MATERIAL PROVIDED: Begin
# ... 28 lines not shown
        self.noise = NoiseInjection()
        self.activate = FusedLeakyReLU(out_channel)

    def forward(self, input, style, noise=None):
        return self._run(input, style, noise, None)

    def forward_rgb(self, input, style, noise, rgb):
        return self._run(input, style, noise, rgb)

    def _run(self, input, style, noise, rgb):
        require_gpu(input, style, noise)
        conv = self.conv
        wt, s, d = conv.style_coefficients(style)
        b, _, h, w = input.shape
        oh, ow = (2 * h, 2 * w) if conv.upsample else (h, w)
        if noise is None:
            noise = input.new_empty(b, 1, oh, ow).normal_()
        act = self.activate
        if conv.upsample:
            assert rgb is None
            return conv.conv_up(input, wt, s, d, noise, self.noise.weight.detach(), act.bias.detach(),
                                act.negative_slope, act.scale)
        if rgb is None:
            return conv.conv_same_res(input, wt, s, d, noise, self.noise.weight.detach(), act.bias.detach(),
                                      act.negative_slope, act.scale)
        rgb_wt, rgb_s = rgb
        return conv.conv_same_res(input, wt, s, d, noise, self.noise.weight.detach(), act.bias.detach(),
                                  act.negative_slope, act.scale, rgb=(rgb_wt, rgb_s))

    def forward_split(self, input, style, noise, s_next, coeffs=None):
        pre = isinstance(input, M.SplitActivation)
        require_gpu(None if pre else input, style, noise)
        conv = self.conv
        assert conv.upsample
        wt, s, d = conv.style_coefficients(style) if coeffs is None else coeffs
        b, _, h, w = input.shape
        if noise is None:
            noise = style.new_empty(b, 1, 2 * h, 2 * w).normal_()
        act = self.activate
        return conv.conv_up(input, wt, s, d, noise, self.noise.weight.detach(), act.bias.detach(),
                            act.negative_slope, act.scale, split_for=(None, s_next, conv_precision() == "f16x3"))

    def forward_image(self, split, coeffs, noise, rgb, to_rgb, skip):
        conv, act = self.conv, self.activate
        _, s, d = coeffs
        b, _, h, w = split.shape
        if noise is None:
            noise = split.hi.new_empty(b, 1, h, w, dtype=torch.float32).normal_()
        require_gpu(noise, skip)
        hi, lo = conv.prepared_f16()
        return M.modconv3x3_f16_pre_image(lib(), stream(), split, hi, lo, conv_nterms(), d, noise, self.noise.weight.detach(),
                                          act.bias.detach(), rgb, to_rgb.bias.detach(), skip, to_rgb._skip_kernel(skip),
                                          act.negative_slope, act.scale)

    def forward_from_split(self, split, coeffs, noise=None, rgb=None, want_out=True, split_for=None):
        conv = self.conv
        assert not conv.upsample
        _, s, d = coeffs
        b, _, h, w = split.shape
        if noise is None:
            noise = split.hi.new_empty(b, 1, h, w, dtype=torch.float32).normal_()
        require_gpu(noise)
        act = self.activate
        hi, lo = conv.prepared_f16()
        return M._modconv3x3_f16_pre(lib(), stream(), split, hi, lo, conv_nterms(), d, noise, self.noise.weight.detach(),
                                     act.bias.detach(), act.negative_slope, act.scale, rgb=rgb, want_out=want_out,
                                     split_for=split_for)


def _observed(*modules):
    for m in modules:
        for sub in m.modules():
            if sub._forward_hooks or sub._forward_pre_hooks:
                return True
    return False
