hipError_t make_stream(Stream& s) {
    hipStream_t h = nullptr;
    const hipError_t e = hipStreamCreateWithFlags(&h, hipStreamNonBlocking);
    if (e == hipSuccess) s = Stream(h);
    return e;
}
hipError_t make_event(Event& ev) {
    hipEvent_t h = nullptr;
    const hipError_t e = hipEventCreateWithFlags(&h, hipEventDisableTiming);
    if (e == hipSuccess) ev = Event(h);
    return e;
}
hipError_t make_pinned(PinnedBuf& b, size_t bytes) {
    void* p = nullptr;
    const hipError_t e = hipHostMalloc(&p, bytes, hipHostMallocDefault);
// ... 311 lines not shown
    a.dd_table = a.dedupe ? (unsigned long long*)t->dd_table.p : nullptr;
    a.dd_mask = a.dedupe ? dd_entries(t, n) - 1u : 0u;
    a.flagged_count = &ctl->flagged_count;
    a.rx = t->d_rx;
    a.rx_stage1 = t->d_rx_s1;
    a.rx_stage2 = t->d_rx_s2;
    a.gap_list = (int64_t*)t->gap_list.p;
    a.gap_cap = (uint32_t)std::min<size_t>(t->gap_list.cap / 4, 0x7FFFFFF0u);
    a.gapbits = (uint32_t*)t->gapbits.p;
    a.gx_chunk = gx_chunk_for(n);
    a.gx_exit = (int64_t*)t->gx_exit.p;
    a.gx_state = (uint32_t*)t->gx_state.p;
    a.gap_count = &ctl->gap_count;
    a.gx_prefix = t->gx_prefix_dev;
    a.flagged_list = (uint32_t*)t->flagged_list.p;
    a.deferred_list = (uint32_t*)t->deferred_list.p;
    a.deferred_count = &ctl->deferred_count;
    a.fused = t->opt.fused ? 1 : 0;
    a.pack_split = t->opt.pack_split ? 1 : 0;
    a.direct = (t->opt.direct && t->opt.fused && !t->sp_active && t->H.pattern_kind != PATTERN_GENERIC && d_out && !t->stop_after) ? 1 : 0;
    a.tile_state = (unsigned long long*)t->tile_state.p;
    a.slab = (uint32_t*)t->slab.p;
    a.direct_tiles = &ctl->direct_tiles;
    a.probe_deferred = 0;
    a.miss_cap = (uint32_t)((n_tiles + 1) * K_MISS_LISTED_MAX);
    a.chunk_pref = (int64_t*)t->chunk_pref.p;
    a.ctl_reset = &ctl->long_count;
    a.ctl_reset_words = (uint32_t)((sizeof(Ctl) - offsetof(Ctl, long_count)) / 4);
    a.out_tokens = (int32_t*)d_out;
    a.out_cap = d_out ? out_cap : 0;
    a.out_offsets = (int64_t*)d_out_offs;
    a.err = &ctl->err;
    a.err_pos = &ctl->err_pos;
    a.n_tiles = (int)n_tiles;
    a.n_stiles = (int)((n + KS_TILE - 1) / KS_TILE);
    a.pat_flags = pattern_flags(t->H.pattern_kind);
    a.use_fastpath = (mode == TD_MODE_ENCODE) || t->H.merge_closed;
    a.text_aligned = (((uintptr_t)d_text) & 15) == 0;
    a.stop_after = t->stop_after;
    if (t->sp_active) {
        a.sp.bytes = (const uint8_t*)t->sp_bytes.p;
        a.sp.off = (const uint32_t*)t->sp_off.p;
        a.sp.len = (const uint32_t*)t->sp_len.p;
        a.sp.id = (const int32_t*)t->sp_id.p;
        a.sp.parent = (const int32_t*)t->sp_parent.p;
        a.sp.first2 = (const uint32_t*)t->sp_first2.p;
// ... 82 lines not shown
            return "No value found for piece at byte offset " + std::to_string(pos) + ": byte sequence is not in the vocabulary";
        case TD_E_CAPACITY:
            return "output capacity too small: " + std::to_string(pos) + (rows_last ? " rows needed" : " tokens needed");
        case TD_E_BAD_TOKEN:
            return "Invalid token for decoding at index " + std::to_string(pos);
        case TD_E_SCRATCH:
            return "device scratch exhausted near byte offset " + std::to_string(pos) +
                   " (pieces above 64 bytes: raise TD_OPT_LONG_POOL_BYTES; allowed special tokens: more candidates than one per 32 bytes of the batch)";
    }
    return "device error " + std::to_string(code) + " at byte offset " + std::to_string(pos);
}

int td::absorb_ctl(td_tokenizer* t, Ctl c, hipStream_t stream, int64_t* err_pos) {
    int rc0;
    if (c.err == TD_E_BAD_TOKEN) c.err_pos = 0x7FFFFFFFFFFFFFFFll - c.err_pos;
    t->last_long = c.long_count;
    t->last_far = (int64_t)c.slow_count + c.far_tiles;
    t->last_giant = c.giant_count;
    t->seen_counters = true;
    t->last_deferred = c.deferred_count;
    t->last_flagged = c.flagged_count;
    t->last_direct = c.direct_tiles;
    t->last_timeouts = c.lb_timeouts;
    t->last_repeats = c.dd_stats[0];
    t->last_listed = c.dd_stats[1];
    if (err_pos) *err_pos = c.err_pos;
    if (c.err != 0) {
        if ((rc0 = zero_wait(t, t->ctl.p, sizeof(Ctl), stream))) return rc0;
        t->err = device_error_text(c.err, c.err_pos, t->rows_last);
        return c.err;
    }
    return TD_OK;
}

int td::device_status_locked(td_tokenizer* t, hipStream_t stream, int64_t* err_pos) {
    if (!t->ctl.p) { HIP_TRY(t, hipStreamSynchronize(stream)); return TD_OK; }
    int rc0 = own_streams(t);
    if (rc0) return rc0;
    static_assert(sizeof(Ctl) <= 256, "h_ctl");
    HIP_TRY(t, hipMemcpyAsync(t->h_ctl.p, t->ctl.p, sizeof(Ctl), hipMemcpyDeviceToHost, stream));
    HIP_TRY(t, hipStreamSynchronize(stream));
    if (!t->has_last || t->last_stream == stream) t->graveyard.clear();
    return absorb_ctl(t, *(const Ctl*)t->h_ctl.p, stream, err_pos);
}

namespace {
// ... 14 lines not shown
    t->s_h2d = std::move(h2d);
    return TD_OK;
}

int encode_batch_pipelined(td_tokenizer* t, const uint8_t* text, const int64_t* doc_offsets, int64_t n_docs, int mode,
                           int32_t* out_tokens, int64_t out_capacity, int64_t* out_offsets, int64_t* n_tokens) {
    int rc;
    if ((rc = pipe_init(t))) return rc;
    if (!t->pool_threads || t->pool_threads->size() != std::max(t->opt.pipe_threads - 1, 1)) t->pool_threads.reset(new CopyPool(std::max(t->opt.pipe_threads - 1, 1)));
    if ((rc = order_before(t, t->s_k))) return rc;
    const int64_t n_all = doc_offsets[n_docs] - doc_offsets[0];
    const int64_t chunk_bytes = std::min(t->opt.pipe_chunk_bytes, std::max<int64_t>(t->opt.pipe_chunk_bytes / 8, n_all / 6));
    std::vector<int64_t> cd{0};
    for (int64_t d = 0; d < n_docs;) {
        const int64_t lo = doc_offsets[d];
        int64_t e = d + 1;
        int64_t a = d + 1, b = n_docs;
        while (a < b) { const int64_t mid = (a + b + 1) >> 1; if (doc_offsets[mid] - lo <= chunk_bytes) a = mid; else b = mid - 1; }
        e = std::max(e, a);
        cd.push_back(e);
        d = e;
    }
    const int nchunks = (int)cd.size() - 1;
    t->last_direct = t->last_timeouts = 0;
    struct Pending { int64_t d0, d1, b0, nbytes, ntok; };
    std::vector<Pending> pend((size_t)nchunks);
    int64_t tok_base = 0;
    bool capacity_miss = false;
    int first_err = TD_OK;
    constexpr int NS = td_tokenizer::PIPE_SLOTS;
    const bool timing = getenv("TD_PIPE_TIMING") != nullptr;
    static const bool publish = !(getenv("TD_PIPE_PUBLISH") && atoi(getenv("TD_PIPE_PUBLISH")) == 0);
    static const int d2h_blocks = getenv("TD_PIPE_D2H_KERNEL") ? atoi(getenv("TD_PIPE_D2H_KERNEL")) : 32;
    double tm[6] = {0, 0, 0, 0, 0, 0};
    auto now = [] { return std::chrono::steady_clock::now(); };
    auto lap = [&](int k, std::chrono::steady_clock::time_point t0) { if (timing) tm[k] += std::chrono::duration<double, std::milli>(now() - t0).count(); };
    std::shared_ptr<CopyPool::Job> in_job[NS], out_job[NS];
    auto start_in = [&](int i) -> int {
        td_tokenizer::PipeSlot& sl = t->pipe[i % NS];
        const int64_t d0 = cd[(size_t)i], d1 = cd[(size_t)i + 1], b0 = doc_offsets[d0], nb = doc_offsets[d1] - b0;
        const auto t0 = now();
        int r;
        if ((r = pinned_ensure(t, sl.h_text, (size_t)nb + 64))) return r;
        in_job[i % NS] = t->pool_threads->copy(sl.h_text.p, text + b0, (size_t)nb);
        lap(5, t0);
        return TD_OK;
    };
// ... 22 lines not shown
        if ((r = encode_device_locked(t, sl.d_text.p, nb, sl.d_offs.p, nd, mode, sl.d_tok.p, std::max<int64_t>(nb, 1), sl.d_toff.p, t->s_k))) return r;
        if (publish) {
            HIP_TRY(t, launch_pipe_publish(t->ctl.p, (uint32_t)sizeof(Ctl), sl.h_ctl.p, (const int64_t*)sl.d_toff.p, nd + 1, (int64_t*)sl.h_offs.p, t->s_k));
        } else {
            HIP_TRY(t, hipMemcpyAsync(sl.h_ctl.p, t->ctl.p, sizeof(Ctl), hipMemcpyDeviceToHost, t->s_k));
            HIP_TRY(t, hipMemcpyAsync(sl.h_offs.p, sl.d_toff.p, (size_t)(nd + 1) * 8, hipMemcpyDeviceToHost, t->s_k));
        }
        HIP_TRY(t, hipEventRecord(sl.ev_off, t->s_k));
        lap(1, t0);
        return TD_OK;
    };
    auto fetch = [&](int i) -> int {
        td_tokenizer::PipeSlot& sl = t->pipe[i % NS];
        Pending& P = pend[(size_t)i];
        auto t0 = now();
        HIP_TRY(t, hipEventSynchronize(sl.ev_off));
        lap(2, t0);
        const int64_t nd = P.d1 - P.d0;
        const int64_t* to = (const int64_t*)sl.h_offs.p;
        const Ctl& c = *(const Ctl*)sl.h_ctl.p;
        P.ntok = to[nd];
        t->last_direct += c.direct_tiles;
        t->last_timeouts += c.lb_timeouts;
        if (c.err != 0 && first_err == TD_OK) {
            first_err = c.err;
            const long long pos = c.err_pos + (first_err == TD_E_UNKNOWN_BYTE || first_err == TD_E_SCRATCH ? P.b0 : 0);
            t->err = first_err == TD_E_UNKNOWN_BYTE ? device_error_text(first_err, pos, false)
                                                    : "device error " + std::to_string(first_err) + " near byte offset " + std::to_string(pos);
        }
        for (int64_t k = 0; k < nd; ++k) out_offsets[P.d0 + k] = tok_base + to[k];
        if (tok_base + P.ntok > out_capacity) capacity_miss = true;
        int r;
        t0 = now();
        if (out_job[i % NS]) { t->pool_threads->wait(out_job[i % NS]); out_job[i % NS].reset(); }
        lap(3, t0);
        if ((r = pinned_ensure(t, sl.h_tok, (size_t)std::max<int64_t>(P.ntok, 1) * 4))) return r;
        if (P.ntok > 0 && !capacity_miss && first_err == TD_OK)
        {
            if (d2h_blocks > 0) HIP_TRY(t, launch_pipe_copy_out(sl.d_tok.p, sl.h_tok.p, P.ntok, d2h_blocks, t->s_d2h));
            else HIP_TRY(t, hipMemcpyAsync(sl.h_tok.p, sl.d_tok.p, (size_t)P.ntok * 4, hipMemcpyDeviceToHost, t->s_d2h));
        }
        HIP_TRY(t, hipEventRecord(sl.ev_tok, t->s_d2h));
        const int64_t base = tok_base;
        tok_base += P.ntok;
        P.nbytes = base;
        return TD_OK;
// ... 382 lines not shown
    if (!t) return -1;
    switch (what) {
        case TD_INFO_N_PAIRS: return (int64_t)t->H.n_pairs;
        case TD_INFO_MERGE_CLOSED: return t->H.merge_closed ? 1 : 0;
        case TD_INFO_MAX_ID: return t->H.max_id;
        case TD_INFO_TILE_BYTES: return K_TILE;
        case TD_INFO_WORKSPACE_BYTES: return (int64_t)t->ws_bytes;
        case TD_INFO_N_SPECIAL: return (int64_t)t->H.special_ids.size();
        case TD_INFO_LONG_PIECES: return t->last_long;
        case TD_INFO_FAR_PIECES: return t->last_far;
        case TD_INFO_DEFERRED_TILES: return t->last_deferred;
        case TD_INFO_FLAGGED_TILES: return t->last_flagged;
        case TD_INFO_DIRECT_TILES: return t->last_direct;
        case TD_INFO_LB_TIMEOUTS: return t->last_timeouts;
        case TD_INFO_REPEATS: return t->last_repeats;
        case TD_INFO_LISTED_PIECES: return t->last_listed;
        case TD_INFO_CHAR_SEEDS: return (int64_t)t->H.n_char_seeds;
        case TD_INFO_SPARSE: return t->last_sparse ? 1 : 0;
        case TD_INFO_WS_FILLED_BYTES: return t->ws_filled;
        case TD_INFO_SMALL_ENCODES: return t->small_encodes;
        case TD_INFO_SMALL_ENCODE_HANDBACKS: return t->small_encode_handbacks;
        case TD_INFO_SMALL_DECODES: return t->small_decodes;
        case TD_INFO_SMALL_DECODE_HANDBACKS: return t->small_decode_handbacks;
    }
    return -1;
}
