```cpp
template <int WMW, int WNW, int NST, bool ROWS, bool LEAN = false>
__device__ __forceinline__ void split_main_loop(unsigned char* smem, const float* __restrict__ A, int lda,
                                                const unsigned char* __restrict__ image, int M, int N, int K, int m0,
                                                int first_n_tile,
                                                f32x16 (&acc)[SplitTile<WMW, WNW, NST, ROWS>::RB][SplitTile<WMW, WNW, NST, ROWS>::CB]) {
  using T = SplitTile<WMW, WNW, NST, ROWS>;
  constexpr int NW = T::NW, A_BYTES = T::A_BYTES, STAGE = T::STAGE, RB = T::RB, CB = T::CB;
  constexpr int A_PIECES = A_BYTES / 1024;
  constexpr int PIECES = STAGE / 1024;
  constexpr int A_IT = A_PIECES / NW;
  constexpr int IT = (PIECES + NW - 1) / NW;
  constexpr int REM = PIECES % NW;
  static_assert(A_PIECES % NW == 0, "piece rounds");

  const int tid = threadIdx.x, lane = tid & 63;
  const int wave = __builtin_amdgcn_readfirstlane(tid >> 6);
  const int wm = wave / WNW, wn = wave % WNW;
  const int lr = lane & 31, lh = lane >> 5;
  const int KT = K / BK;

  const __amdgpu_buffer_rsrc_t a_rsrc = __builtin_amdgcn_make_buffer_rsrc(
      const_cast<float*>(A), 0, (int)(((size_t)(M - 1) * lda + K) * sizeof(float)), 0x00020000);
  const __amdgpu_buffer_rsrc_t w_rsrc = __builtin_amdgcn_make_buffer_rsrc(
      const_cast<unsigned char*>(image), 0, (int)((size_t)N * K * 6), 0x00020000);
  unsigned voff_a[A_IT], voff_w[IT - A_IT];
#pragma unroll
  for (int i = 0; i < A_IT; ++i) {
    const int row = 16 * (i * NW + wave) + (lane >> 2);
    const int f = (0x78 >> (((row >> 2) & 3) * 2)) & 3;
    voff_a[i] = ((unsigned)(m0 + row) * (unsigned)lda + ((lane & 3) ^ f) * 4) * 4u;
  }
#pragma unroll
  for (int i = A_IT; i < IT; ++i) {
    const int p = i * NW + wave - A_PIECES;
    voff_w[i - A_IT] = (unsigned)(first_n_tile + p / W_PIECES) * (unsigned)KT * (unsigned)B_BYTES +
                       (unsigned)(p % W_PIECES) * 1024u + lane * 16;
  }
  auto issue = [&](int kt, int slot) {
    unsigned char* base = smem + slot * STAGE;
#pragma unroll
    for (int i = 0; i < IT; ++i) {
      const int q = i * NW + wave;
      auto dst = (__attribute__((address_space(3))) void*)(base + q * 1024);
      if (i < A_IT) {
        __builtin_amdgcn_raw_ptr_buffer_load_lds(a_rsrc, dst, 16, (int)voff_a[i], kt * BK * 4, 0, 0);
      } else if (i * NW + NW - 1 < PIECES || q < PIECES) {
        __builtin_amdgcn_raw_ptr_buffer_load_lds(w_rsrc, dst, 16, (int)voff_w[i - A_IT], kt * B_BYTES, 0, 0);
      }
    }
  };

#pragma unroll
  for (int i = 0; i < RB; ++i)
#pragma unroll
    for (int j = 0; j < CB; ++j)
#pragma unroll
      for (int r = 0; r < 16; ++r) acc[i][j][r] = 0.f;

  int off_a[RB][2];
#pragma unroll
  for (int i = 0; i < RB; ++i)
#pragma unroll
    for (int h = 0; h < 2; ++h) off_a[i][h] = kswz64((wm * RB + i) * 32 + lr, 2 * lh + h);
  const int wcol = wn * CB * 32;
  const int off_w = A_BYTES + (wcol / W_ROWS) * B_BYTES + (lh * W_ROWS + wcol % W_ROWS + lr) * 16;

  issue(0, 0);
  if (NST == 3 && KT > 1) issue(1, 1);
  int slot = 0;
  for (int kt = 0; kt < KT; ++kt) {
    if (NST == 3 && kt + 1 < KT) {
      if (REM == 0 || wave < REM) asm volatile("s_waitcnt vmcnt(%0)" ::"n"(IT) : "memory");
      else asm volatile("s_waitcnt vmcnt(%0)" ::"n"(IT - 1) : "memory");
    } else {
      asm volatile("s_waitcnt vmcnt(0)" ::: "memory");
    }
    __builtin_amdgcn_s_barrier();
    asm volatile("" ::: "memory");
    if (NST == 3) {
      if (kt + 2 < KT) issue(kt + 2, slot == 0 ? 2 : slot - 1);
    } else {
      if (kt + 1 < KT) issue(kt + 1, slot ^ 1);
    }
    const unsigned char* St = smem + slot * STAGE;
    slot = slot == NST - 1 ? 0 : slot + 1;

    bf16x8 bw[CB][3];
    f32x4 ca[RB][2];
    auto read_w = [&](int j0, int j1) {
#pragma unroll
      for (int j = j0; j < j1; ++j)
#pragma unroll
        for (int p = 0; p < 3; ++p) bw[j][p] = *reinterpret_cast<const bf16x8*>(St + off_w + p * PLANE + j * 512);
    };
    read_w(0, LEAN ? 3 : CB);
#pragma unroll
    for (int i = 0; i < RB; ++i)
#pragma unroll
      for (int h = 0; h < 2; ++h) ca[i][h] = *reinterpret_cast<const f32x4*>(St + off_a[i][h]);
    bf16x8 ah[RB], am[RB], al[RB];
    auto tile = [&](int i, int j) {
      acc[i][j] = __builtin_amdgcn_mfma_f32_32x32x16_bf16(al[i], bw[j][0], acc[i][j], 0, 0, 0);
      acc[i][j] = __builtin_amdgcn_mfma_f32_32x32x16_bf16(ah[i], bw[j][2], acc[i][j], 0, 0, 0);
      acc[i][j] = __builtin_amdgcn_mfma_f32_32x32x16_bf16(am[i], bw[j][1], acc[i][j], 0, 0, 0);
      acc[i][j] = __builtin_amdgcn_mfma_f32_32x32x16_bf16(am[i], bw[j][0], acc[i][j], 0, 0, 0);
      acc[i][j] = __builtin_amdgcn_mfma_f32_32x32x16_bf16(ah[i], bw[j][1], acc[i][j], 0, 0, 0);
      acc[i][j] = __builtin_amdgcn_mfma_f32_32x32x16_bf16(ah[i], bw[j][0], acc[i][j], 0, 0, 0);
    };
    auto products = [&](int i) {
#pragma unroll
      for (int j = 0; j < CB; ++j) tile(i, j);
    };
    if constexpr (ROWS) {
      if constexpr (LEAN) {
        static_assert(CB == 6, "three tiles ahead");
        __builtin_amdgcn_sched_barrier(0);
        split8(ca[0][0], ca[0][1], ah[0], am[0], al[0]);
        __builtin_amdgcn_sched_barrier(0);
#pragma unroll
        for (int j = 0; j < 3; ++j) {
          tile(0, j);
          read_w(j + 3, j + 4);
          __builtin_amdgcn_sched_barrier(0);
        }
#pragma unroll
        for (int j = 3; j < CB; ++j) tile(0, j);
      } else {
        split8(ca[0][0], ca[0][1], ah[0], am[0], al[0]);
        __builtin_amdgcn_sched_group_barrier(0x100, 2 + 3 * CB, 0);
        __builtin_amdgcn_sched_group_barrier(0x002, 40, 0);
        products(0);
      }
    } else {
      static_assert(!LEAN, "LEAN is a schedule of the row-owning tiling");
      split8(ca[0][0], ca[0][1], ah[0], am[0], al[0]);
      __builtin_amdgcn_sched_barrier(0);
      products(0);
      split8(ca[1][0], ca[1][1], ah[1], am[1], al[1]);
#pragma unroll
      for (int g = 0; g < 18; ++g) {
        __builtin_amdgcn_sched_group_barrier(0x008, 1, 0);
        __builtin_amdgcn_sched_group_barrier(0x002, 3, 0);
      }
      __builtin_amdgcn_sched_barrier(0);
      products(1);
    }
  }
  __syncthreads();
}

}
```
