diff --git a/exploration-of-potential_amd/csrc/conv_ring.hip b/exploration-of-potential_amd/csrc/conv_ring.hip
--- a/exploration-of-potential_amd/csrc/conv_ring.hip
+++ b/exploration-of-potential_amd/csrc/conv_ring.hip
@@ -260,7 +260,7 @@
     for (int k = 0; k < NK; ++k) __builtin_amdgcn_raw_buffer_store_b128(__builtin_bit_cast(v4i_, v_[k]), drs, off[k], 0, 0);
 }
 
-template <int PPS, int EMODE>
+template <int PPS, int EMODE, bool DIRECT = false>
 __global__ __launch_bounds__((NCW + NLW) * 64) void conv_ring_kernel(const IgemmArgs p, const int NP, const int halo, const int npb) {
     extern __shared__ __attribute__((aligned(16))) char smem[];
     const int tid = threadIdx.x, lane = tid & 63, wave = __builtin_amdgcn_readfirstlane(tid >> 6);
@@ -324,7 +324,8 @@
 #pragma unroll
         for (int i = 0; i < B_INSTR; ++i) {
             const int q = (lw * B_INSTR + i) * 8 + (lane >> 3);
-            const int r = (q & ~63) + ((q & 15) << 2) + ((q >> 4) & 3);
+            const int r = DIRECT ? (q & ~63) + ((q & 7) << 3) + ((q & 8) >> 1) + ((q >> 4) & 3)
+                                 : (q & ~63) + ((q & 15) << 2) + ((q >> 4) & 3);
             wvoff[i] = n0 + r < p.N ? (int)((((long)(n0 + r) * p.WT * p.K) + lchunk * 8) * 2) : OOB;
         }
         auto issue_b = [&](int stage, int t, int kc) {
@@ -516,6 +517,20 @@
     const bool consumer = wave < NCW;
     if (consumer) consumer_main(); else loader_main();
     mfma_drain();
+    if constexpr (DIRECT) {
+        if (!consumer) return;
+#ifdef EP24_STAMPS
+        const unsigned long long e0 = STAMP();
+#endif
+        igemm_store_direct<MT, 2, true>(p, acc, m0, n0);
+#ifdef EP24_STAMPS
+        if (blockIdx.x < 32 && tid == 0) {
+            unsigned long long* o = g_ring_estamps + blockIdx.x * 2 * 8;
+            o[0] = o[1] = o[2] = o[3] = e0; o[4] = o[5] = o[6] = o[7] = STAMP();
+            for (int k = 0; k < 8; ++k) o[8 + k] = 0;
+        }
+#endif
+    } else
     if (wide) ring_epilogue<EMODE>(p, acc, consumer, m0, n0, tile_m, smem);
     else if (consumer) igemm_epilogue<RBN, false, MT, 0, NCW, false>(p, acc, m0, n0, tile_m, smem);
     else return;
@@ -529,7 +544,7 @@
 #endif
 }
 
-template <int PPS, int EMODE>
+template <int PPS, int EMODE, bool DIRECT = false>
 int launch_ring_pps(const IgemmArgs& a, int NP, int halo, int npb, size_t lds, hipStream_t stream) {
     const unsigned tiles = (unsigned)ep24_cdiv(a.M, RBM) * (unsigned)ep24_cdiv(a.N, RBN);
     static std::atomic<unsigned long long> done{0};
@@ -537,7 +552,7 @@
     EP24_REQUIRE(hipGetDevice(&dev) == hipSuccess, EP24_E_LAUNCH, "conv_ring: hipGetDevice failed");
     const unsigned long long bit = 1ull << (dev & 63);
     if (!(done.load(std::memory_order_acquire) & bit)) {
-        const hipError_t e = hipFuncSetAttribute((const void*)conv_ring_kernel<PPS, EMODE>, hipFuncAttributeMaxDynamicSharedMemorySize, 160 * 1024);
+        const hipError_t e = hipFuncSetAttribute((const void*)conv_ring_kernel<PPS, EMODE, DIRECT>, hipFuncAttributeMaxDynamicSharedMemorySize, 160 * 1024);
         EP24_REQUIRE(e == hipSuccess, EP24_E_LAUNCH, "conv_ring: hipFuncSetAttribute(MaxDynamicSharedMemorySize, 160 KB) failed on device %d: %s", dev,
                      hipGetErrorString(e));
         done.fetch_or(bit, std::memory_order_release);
MATERIAL PROVIDED: End
Once you reach the line with "HIP_TRY(t, hipEventSynchronize(sl.ev_off));" in the data above, copy it and every line after it exactly, up to and including the line with "1) * 4))) return r;".

RESPONSE AREA:
        HIP_TRY(t, hipEventSynchronize(sl.ev_off));
        lap(2, t0);
        const int64_t nd = P.d1 - P.d0;
        const int64_t* to = (const int64_t*)sl.h_offs.p;
        const Ctl& c = *(const Ctl*)sl.h_ctl.p;
        P.ntok = to[nd];
        t->last_direct += c.direct_tiles;
        t->last_timeouts += c.lb_timeouts;
        if (c.err != 0 && first_err == TD_OK) {
            first_err = c.err;
            const long long pos = c.err_pos + (first_err == TD_E_UNKNOWN_BYTE || first_err == TD_E_SCRATCH ? P.b0 : 0);
            t->err = first_err == TD_E_UNKNOWN_BYTE ? device_error_text(first_err, pos, false)
                                                    : "device error " + std::to_string(first_err) + " near byte offset " + std::to_string(pos);
        }
        for (int64_t k = 0; k < nd; ++k) out_offsets[P.d0 + k] = tok_base + to[k];
        if (tok_base + P.ntok > out_capacity) capacity_miss = true;
        int r;
        t0 = now();
        if (out_job[i % NS]) { t->pool_threads->wait(out_job[i % NS]); out_job[i % NS].reset(); }
        lap(3, t0);
        if ((r = pinned_ensure(t, sl.h_tok, (size_t)std::max<int64_t>(P.ntok, 1) * 4))) return r;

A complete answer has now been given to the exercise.